Arte, immaginazione e moltitudine

Angelo Guglielmi

Leggo una interessante lettera di Toni Negri a Giorgio Agamben che mi spinge a riassumerne il senso pur vergognosamente impoverendolo. Il tema: il postmoderno è il mercato, come superarlo e «uscire dalla macchina del mercato»? Toni Negri premette che per i veri rivoluzionari, e per tale lui si pone, l’essere non è un davanzale sporto sul vuoto e che dunque, contro quel che sostiene Heidegger, l’essere «non soffre la vertigine del vuoto ma quella dell’avanti, del futuro, di quel che ancora non è». A riscontro afferma che non è con la ragione della dialettica, «con l’esaltazione eroica della ragione» che potremo uscire dal mondo orrendo in cui, per nostra colpa, ci siamo imprigionati, ma con l’immaginazione.

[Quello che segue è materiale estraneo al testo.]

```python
class DistributedBlur:
    def __init__(self, width: int, height: int, channels: str = "grey", filter="gaussian",
                 reps: Optional[int] = None, *, rank: Optional[int] = None, world: Optional[int] = None,
                 device: Optional[int] = None, halo: Optional[int] = None, fuse: Optional[int] = None,
                 overlap: bool = True, preload_halo: bool = False, comm=None, slots: int = 2,
                 variant: str = "auto", graph: bool = False, transport: str = "rccl", concurrent: int = -1,
                 step_graphs: Optional[bool] = None, graph_capture: bool = True, slot_exchange: bool = False,
                 self_neighbours: bool = False, slot_comm: bool = False, stream_chunks: int = 0,
                 ipc_timeout_s: float = 30.0, ipc_pull: str = "grid", cu_mask_queues: bool = True,
                 head_on_slot_streams: bool = True, stream_min_bytes: Optional[int] = None,
                 head_alt_uploads: bool = True, qualify_staging: bool = True, flush_staging: bool = True,
                 stream_weights: Optional[Sequence[int]] = None, lazy_head: Optional[bool] = None,
                 border: str = "zero"):
        n = require_native()
        ctx = env_context()
        self.rank = ctx.rank if rank is None else int(rank)
        self.world = ctx.world if world is None else int(world)
        self.device = ctx.local_rank if device is None else int(device)
        self.width, self.height, self.channels = int(width), int(height), channels
        nf = get_filter(filter).to_native()
        if fuse is None:
            ch = {"grey": 1, "rgb": 3, "rgba": 4}[channels]
            fuse = n.auto_fuse(nf, variant, self.width * ch * (self.height // max(1, self.world)), ch)
        if halo is None:
            halo = auto_halo(self.height, self.world, reps, fuse, preload=bool(preload_halo) and not slot_exchange)
        if stream_weights:
            stream_chunks = len(stream_weights)
        self.border = border
        kw = dict(halo=int(halo), fuse=int(fuse), overlap=bool(overlap), variant=variant, slots=int(slots),
                  border=border,
                  concurrent=int(concurrent), stream_chunks=int(stream_chunks),
                  cu_mask_queues=bool(cu_mask_queues), head_on_slot_streams=bool(head_on_slot_streams),
                  head_alt_uploads=bool(head_alt_uploads),
                  stream_weights=[int(w) for w in (stream_weights or [])],
                  **({} if lazy_head is None else {"lazy_head": bool(lazy_head)}),
                  **({} if stream_min_bytes is None else {"stream_min_bytes": int(stream_min_bytes)}))
        if self_neighbours:
            b = n.row_band(self.height, self.world, self.rank)
            b.up = 0 if b.up >= 0 else -1
            b.down = 0 if b.down >= 0 else -1
            b.rank, b.world = 0, 1
            kw["band"] = b
        self.pipe = n.BandPipeline(self.width, self.height, channels, nf, self.rank, self.world, self.device, **kw)
        self.preload_halo = bool(preload_halo) and self.world > 1
        free = reps is not None and self.pipe.slot(0).exchange_free(int(reps), self.preload_halo)
        if self.world > 1 and transport == "none" and not free:
            raise ValueError(f"transport 'none' needs exchange-free images: {reps} reps with a "
                             f"{self.pipe.slot(0).halo}-row ghost zone (preload_halo={self.preload_halo}) exchange "
                             "halos; use transport rccl/gloo-host")
        if step_graphs and not free and not slot_exchange:
            raise ValueError("step_graphs needs exchange-free images (world 1, or preload_halo with halo >= reps)")
        self.slot_exchange = bool(slot_exchange) and self.world > 1
        if transport == "ipc" and self.world > 1 and not free and not self.slot_exchange:
            raise ValueError("transport 'ipc' exchanges per slot: use slot_exchange=True (one transport per slot)")
        if self.slot_exchange and transport not in ("rccl", "ipc"):
            graph_capture = False
        streamed = int(stream_chunks) > 1 and free and not self.slot_exchange and step_graphs is False
        if not streamed and (self.slot_exchange or (free if step_graphs is None else bool(step_graphs))):
            del self.pipe
            self.pipe = n.BandPipeline(self.width, self.height, channels, nf, self.rank, self.world, self.device,
                                       graphs=True, step_graphs=bool(graph_capture),
                                       slot_comm=bool(slot_comm) and self.slot_exchange, **kw)
        self.engine = self.pipe.slot(0)
        self.band = self.engine.band
        self.row_bytes = self.engine.row_bytes
        d = self.engine.halo
        b = self.band
        self.above = min(d, b.y0) if self.preload_halo else 0
        self.below = min(d, self.height - (b.y0 + b.rows)) if self.preload_halo else 0
        in_rows = b.rows + self.above + self.below
        self.slots = int(slots)
        self._in = [n.PinnedBuffer(in_rows * self.row_bytes) for _ in range(self.slots)]
        self._out = [n.PinnedBuffer(b.rows * self.row_bytes) for _ in range(self.slots)]
        self.staging = None
        if qualify_staging:
            self.staging = self._qualify_staging(in_rows)
        self.inputs = [np.asarray(x).reshape(in_rows, self.row_bytes) for x in self._in]
        self.outputs = [np.asarray(x).reshape(b.rows, self.row_bytes) for x in self._out]
        self.input, self.output = self.inputs[0], self.outputs[0]
        self.flush_staging = bool(flush_staging)
        self._next = 0
        self._pending = False
        self.comm = None
        self.transport = None
        self.slot_comms = []
        self.slot_transports = []
        self.ipc = []
        if self.slot_exchange and transport == "ipc":
# ... 147 lines not shown
```

Before: 624,700.

## Split lone images into row bands processed concurrently across slot streams

When a single held image is issued on its own (the streamed-head path), the image's band is now cut into one row piece per pipeline slot. Each piece gets a dedicated engine with a ghost zone as deep as the rep count and runs its own graph on that slot's compute stream, and the streams are joined back with events. The aim is to spread a lone image's upload, compute and download across several streams instead of serialising it on one slot. In exchange it recomputes the overlapping halo rows, keeps up to two cached sets of extra engines, and adds a trace facility.

Measured after the change: 614,500. -1.6%, worse.

```diff
diff --git a/parallel-image-convolution-using-mpi-openmp-and-cuda_amd/csrc/include/pconv/engine.hpp b/parallel-image-convolution-using-mpi-openmp-and-cuda_amd/csrc/include/pconv/engine.hpp
--- a/parallel-image-convolution-using-mpi-openmp-and-cuda_amd/csrc/include/pconv/engine.hpp
+++ b/parallel-image-convolution-using-mpi-openmp-and-cuda_amd/csrc/include/pconv/engine.hpp
@@ -47,6 +47,7 @@
   bool head_on_slot_streams = true;
   bool head_alt_uploads = true;
   bool lazy_head = true;
+  bool band_split = true;
 };
 
 struct RunStats {
@@ -188,6 +189,9 @@
   void drain();
   int64_t submitted() const { return count_; }
   int64_t streamed_heads() const { return streamed_heads_; }
+  int64_t split_images() const { return split_images_; }
+  void set_split_trace(bool on) { split_trace_ = on; }
+  std::vector<std::vector<double>> split_trace();
   bool concurrent() const { return concurrent_; }
   bool graphs() const { return graphs_; }
   bool step_graphs() const { return graphs_ && step_graphs_; }
@@ -211,7 +215,18 @@
   };
   HeldImage held_;
   bool force_graph_ = false;
+  bool single_ = false;
   void issue_held(bool streamed);
+  struct SplitSet {
+    int reps = 0;
+    int64_t r0 = 0, r1 = 0;
+    std::vector<SplitPiece> plan;
+    std::vector<std::unique_ptr<BandEngine>> eng;
+  };
+  static constexpr size_t kMaxSplitSets = 2;
+  static constexpr int64_t kSplitMaxBytes = int64_t(64) << 20;
+  SplitSet* split_set(int reps, int64_t in_r0, int64_t in_r1);
+  bool submit_split(int k, const uint8_t* host_in, int64_t in_r0, int64_t in_r1, uint8_t* host_out, int reps);
   Stream h2d_, d2h_, comm_;
   std::vector<Stream> computes_;
   std::vector<Stream> slot_comms_;
@@ -219,6 +234,12 @@
   bool graphs_ = false;
   bool step_graphs_ = true;
   std::vector<std::unique_ptr<BandEngine>> slots_;
+  std::vector<SplitSet> splits_;
+  std::vector<Event> split_join_;
+  int64_t split_images_ = 0;
+  bool split_trace_ = false;
+  std::vector<Event> split_tr_ev_;
+  size_t split_tr_bands_ = 0;
   std::vector<Event> ev_up_, ev_done_, ev_free_, ev_halo_;
   int64_t burst_pos_ = 0;
   int64_t streamed_heads_ = 0;
diff --git a/parallel-image-convolution-using-mpi-openmp-and-cuda_amd/csrc/include/pconv/schedule.hpp b/parallel-image-convolution-using-mpi-openmp-and-cuda_amd/csrc/include/pconv/schedule.hpp
--- a/parallel-image-convolution-using-mpi-openmp-and-cuda_amd/csrc/include/pconv/schedule.hpp
+++ b/parallel-image-convolution-using-mpi-openmp-and-cuda_amd/csrc/include/pconv/schedule.hpp
@@ -51,6 +51,16 @@
 StreamPlan plan_streamed(const std::vector<Phase>& plan, int64_t in_lo, int64_t in_hi, int64_t owned_rows,
                          const std::vector<int64_t>& cuts);
 
+struct SplitPiece {
+  int64_t own_lo = 0, own_hi = 0;
+  int64_t up_lo = 0, up_hi = 0;
+  int64_t y0 = 0;
+  bool up = false, down = false;
+};
+
+std::vector<SplitPiece> plan_split(int64_t rows, int64_t in_r0, int64_t in_r1, int64_t y0, int64_t height, int reps,
+                                   int pieces);
+
 PlanConfig normalize_plan_config(PlanConfig cfg, int64_t min_band_rows, int max_fuse);
 
 }
diff --git a/parallel-image-convolution-using-mpi-openmp-and-cuda_amd/csrc/src/engine.cpp b/parallel-image-convolution-using-mpi-openmp-and-cuda_amd/csrc/src/engine.cpp
--- a/parallel-image-convolution-using-mpi-openmp-and-cuda_amd/csrc/src/engine.cpp
+++ b/parallel-image-convolution-using-mpi-openmp-and-cuda_amd/csrc/src/engine.cpp
@@ -692,6 +692,13 @@
 }
 
 BandPipeline::~BandPipeline() {
+  if (held_.valid) {
+    try {
+      issue_held(true);
+    } catch (const std::exception&) {
+      held_.valid = false;
+    }
+  }
   if (h2d_.get()) (void)hipStreamSynchronize(h2d_.get());
   for (auto& c : computes_) (void)hipStreamSynchronize(c.get());
   for (auto& c : slot_comms_) (void)hipStreamSynchronize(c.get());
@@ -732,10 +739,92 @@
   const int k = static_cast<int>(count_ % static_cast<int64_t>(slots_.size()));
   const int64_t heads = streamed_heads_;
   force_graph_ = !streamed;
+  single_ = streamed;
   submit_image(k, h.in, h.r0, h.r1, h.out, h.reps);
   force_graph_ = false;
+  single_ = false;
   completion_mark(k, false, streamed_heads_ != heads);
   done_[static_cast<size_t>(k)].record(slots_[static_cast<size_t>(k)]->compute_stream());
+}
+
+BandPipeline::SplitSet* BandPipeline::split_set(int reps, int64_t in_r0, int64_t in_r1) {
+  for (auto& s : splits_)
+    if (s.reps == reps && s.r0 == in_r0 && s.r1 == in_r1) return &s;
+  const BandEngine& e = *slots_[0];
+  const Band& b = e.band();
+  SplitSet s;
+  s.reps = reps;
+  s.r0 = in_r0;
+  s.r1 = in_r1;
+  s.plan = plan_split(b.rows, in_r0, in_r1, b.y0, e.geom().height, reps, slots());
+  if (s.plan.empty()) return nullptr;
+  if (splits_.size() >= kMaxSplitSets) splits_.erase(splits_.begin());
+  EngineOptions o = e.options();
+  o.halo_depth = reps;
+  o.fuse = std::min(o.fuse, reps);
+  o.stream_chunks = 0;
+  o.stream_weights.clear();
+  for (size_t i = 0; i < s.plan.size(); ++i) {
+    const SplitPiece& p = s.plan[i];
+    Band pb;
+    pb.y0 = p.y0;
+    pb.rows = p.own_hi - p.own_lo;
+    pb.up = p.up ? 0 : -1;
+    pb.down = p.down ? 0 : -1;
+    o.compute_stream = computes_[i].get();
+    o.comm_stream = computes_[i].get();
+    s.eng.push_back(std::make_unique<BandEngine>(e.geom(), pb, e.filter(), o));
+  }
+  while (split_join_.size() < s.plan.size()) split_join_.push_back(Event::create());
+  splits_.push_back(std::move(s));
+  return &splits_.back();
+}
+
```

L’immaginazione è la potenza dell’essere, «una specie di ragione concreta e sottile che attraversa il turbamento e la paura» e ci consente «di ricominciare a provare sentimenti gioiosi e sensi aperti».

La riappropriazione della libertà e l’uscita dal postmoderno può realizzarsi, reitera Negri, non con «l’insurrezione del senso, ma con la potenza che l’ontologia del profondo produce». Una potenza che «non nomina solo ma divide l’essere e in questa differenza tra il dar nome e il discriminare l’essere sta il passaggio dalla teoria all’etica». Oltrepassare il sublime è uscire dalla macchina del mercato. E qui Negri sfida la comprensione del lettore e a far luce sul suo pensiero evoca la pittura astratta, che allungando (e intrecciando) una serie di fili al di là di ogni coerenza logica costruisce «forme essenziali e progetti innovativi dell’immaginazione» creando un nuovo mondo potente. «La pittura astratta è parabola del sempre nuovo rincorrersi dell’essere, del vuoto e della potenza».

L’opera astratta (e comunque l’opera d’arte) in quanto prodotto del singolo è esposta al sequestro da parte del mercato. È un destino inaccettabile e a salvarci interviene la riproducibilità. «La riproducibilità – proposta per primo da Benjamin – non è volgare, ma costituisce un'esperienza etica decretando la nullità esistenziale del mercato», l’estensione (all’infinito) del diritto di proprietà o, meglio, la sua cancellazione. «L’arte è l’antimercato in quanto pone la moltitudine delle singolarità contro l’unicità ridotta a prezzo».

È ingenuo vedere in questa riflessione di Toni Negri (che di tutto è sospettabile tranne che di ingenuità) il suggerimento a seguire (tout court) questo stesso percorso (appartenente allo sviluppo dell’ontologia) per uscire dalle strettoie politiche in cui oggi siamo impigliati (non solo l’Italia in particolare ma il mondo). L’esercizio della pratica politica non coincide con l’esercizio della pratica artistica.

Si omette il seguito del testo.